PROBLEM DESCRIPTION:
Lift every line from the entries that includes the word "kCinFrames".

[Collected data entries]
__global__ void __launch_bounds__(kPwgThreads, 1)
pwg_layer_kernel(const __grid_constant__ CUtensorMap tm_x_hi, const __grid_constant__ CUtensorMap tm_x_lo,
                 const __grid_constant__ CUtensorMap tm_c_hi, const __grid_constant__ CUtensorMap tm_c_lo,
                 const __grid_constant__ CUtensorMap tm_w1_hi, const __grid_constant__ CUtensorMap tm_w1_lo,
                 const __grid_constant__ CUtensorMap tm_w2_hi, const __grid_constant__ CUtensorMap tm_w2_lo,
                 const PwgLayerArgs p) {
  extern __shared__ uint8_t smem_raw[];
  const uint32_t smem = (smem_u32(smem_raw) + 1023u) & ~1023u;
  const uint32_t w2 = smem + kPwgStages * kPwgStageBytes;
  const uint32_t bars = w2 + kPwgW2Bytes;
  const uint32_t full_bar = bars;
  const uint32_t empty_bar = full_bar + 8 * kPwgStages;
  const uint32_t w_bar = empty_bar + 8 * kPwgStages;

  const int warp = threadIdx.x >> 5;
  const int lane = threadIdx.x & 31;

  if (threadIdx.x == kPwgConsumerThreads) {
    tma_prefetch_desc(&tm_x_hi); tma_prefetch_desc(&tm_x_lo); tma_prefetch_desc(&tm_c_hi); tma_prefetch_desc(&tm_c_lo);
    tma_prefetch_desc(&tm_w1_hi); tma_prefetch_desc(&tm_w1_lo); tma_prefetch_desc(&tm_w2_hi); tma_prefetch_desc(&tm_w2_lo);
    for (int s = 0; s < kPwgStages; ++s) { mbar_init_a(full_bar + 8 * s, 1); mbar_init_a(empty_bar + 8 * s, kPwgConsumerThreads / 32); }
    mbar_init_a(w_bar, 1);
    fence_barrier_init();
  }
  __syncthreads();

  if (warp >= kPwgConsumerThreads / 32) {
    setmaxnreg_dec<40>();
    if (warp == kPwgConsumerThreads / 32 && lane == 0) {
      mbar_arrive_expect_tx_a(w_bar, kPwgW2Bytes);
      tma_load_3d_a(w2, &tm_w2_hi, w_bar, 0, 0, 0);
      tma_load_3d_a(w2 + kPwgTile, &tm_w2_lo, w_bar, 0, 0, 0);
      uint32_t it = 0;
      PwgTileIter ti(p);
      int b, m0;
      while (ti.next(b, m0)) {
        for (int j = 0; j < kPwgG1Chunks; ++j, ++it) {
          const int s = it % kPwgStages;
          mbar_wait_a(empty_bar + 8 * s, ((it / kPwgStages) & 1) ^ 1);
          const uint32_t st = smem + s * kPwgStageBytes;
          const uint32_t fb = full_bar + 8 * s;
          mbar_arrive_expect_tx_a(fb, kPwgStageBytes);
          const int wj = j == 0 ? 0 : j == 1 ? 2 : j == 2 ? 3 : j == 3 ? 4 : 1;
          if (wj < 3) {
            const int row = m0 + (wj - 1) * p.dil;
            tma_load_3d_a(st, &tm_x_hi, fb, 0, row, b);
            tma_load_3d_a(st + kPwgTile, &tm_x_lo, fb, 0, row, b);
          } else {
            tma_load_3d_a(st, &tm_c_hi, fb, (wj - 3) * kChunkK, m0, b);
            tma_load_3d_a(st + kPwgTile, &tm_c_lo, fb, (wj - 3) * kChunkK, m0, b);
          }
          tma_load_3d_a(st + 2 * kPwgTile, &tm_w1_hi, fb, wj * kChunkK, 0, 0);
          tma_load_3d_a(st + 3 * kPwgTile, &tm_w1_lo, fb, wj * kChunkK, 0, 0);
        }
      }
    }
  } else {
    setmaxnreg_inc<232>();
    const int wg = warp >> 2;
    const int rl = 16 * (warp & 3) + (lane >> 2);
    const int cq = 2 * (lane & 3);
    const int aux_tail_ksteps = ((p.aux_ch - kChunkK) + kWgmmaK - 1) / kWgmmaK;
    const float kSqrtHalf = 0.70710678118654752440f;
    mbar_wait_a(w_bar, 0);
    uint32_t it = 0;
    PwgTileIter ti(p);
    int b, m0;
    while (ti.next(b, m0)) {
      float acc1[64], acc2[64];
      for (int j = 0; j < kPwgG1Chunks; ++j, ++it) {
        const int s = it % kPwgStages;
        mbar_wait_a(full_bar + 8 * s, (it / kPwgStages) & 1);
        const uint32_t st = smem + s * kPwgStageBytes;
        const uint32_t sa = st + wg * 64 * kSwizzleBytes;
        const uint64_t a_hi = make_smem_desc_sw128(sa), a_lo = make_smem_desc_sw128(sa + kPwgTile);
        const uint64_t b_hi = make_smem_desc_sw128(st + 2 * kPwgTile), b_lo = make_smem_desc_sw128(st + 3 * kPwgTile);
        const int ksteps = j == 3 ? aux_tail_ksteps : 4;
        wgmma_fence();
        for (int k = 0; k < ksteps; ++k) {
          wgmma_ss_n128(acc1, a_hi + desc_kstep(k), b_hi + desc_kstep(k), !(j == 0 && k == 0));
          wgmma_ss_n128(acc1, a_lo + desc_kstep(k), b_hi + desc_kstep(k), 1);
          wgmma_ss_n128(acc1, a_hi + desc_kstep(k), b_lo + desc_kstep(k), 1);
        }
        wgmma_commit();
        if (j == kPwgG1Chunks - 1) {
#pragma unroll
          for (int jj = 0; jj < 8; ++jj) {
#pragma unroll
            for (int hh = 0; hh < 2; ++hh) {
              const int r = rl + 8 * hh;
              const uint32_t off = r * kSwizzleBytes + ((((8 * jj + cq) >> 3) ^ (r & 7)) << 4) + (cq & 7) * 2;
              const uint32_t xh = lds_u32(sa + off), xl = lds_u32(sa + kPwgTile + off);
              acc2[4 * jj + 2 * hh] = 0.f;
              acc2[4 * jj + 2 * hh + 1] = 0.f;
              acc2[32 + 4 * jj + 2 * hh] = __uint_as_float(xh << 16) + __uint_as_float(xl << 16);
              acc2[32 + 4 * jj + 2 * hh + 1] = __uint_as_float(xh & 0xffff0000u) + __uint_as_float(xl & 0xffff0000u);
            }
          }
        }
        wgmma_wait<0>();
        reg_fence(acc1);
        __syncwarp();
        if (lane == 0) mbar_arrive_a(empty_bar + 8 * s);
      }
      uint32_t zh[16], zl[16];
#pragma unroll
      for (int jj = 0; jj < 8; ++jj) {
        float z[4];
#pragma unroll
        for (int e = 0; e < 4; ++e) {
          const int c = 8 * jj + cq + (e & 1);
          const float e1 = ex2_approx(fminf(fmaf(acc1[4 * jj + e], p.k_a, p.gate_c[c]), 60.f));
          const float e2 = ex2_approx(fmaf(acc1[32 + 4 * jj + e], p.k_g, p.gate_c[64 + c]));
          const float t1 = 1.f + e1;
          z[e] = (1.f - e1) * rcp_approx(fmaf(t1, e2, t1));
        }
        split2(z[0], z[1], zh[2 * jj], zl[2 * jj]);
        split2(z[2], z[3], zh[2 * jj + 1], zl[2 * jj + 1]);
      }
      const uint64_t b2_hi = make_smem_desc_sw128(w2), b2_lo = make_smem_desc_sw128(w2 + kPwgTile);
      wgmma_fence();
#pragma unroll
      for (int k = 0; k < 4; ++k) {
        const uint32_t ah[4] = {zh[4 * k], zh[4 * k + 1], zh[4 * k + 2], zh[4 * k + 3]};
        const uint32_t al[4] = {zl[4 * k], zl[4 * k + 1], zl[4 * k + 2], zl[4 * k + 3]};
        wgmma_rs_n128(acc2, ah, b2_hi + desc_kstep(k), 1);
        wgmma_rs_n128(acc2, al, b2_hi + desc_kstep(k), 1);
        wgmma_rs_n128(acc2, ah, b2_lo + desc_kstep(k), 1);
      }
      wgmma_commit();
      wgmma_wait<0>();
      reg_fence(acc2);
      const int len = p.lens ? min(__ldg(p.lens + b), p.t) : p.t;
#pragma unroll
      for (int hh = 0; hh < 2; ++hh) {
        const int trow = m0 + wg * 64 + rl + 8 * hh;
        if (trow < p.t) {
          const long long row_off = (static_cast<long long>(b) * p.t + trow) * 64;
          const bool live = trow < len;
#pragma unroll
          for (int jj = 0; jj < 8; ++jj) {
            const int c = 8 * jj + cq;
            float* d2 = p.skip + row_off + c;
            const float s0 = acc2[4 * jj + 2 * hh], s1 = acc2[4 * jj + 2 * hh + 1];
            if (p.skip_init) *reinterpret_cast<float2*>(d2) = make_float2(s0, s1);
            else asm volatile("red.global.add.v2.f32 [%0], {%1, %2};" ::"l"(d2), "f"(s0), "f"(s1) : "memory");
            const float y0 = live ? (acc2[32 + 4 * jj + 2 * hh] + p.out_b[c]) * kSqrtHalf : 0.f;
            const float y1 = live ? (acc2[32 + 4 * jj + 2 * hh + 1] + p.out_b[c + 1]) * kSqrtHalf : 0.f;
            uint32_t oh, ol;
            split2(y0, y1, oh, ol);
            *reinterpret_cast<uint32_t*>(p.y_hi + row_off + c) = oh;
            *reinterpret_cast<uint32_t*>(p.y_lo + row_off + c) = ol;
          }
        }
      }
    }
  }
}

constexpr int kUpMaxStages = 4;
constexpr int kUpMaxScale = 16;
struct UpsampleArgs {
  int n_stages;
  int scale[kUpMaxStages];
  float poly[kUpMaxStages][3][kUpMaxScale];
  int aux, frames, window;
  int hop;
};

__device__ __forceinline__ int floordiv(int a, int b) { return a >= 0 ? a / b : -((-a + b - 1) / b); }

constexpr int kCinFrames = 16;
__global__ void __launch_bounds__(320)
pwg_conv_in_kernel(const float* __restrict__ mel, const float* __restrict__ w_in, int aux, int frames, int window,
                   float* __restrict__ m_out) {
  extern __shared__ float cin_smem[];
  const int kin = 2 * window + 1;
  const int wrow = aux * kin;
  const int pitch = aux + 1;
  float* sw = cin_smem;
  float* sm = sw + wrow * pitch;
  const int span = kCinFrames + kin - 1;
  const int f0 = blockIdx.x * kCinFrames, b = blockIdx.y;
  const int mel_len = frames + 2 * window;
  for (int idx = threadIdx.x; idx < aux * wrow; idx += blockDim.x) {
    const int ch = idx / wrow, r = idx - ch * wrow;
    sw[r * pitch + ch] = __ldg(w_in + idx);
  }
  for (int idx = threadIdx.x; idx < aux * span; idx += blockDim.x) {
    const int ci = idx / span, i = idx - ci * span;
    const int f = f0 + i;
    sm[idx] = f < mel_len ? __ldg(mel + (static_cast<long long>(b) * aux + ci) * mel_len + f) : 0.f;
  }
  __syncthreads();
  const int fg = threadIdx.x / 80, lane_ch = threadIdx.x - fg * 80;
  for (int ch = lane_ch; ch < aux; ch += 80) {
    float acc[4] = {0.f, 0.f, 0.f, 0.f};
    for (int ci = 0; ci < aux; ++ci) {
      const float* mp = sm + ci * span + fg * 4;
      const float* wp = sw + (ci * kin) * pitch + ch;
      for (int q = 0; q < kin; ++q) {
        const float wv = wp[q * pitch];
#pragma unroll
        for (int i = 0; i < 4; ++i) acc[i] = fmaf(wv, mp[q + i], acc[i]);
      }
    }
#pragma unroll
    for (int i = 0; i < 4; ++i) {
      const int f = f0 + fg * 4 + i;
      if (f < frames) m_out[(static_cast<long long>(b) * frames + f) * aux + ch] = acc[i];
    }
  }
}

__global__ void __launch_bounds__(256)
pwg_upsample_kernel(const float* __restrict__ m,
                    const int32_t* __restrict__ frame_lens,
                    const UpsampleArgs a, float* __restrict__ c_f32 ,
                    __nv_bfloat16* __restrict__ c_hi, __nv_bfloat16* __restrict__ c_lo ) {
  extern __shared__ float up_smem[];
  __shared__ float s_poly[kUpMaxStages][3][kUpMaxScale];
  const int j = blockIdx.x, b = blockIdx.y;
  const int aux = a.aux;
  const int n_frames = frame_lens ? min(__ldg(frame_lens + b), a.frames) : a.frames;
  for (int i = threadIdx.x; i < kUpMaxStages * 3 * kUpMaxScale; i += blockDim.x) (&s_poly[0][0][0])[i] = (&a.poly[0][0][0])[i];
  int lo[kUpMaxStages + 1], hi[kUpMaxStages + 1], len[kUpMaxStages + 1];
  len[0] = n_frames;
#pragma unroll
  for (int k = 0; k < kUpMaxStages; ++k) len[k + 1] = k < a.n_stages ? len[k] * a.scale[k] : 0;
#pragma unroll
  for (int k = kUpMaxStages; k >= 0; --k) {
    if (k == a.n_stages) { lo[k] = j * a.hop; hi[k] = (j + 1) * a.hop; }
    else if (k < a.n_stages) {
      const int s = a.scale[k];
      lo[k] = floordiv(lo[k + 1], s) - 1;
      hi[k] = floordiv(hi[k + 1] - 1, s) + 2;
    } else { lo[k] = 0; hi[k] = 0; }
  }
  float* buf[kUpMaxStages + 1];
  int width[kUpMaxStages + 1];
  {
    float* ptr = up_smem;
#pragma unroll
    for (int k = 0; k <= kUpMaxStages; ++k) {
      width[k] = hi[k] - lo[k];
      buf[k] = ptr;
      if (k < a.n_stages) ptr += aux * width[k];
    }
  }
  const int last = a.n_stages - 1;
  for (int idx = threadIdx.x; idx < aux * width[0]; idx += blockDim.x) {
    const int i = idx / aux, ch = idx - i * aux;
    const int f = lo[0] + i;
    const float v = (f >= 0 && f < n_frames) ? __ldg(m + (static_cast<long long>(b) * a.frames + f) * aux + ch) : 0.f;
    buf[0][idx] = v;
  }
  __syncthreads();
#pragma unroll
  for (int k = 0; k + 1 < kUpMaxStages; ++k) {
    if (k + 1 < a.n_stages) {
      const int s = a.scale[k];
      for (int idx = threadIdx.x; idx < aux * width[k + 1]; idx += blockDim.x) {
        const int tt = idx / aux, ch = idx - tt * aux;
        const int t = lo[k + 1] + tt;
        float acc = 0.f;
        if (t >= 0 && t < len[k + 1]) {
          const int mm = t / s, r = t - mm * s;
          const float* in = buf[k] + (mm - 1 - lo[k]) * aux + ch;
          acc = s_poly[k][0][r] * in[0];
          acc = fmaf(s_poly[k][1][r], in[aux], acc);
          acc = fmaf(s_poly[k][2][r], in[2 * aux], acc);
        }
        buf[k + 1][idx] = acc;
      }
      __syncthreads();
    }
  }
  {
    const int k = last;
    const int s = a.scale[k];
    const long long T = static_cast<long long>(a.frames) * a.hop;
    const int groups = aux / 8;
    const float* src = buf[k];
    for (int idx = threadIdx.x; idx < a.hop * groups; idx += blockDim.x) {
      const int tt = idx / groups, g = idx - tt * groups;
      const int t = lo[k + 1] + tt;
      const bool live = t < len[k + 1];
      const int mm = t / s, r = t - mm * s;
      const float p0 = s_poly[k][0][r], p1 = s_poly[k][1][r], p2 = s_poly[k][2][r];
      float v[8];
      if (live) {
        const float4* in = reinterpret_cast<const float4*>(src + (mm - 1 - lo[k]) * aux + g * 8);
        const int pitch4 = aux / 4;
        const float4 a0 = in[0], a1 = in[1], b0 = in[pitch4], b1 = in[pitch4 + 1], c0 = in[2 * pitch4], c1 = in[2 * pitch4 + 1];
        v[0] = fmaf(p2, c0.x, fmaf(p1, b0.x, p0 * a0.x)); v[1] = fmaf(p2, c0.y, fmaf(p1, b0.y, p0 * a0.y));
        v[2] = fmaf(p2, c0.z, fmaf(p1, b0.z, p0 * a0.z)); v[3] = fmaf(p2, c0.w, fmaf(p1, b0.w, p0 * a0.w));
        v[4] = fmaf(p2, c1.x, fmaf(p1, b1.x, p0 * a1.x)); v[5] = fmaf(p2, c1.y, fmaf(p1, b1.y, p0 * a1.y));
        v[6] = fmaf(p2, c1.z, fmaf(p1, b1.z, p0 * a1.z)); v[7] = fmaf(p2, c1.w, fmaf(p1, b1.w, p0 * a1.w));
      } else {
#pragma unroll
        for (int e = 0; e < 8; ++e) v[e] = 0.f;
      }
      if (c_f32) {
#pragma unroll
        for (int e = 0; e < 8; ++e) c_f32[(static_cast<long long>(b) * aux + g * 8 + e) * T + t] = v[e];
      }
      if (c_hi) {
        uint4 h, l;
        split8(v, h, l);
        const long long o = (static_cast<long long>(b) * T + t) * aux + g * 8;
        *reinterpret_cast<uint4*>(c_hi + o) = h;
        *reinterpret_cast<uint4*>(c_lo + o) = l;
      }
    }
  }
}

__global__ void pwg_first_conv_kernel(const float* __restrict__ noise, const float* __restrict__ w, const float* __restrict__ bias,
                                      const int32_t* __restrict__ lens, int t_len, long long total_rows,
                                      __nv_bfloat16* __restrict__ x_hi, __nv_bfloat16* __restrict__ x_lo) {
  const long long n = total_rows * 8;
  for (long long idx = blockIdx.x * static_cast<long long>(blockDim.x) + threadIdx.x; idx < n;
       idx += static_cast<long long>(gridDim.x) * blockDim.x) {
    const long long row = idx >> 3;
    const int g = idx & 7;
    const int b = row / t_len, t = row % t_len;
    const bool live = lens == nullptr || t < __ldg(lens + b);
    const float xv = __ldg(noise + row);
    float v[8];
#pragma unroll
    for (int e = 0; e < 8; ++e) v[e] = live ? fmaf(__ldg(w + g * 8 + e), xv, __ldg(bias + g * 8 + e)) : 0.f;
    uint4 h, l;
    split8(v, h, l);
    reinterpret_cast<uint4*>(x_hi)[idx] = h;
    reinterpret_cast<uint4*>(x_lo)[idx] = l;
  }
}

WRITTEN RESPONSE:
constexpr int kCinFrames = 16;
  const int span = kCinFrames + kin - 1;
  const int f0 = blockIdx.x * kCinFrames, b = blockIdx.y;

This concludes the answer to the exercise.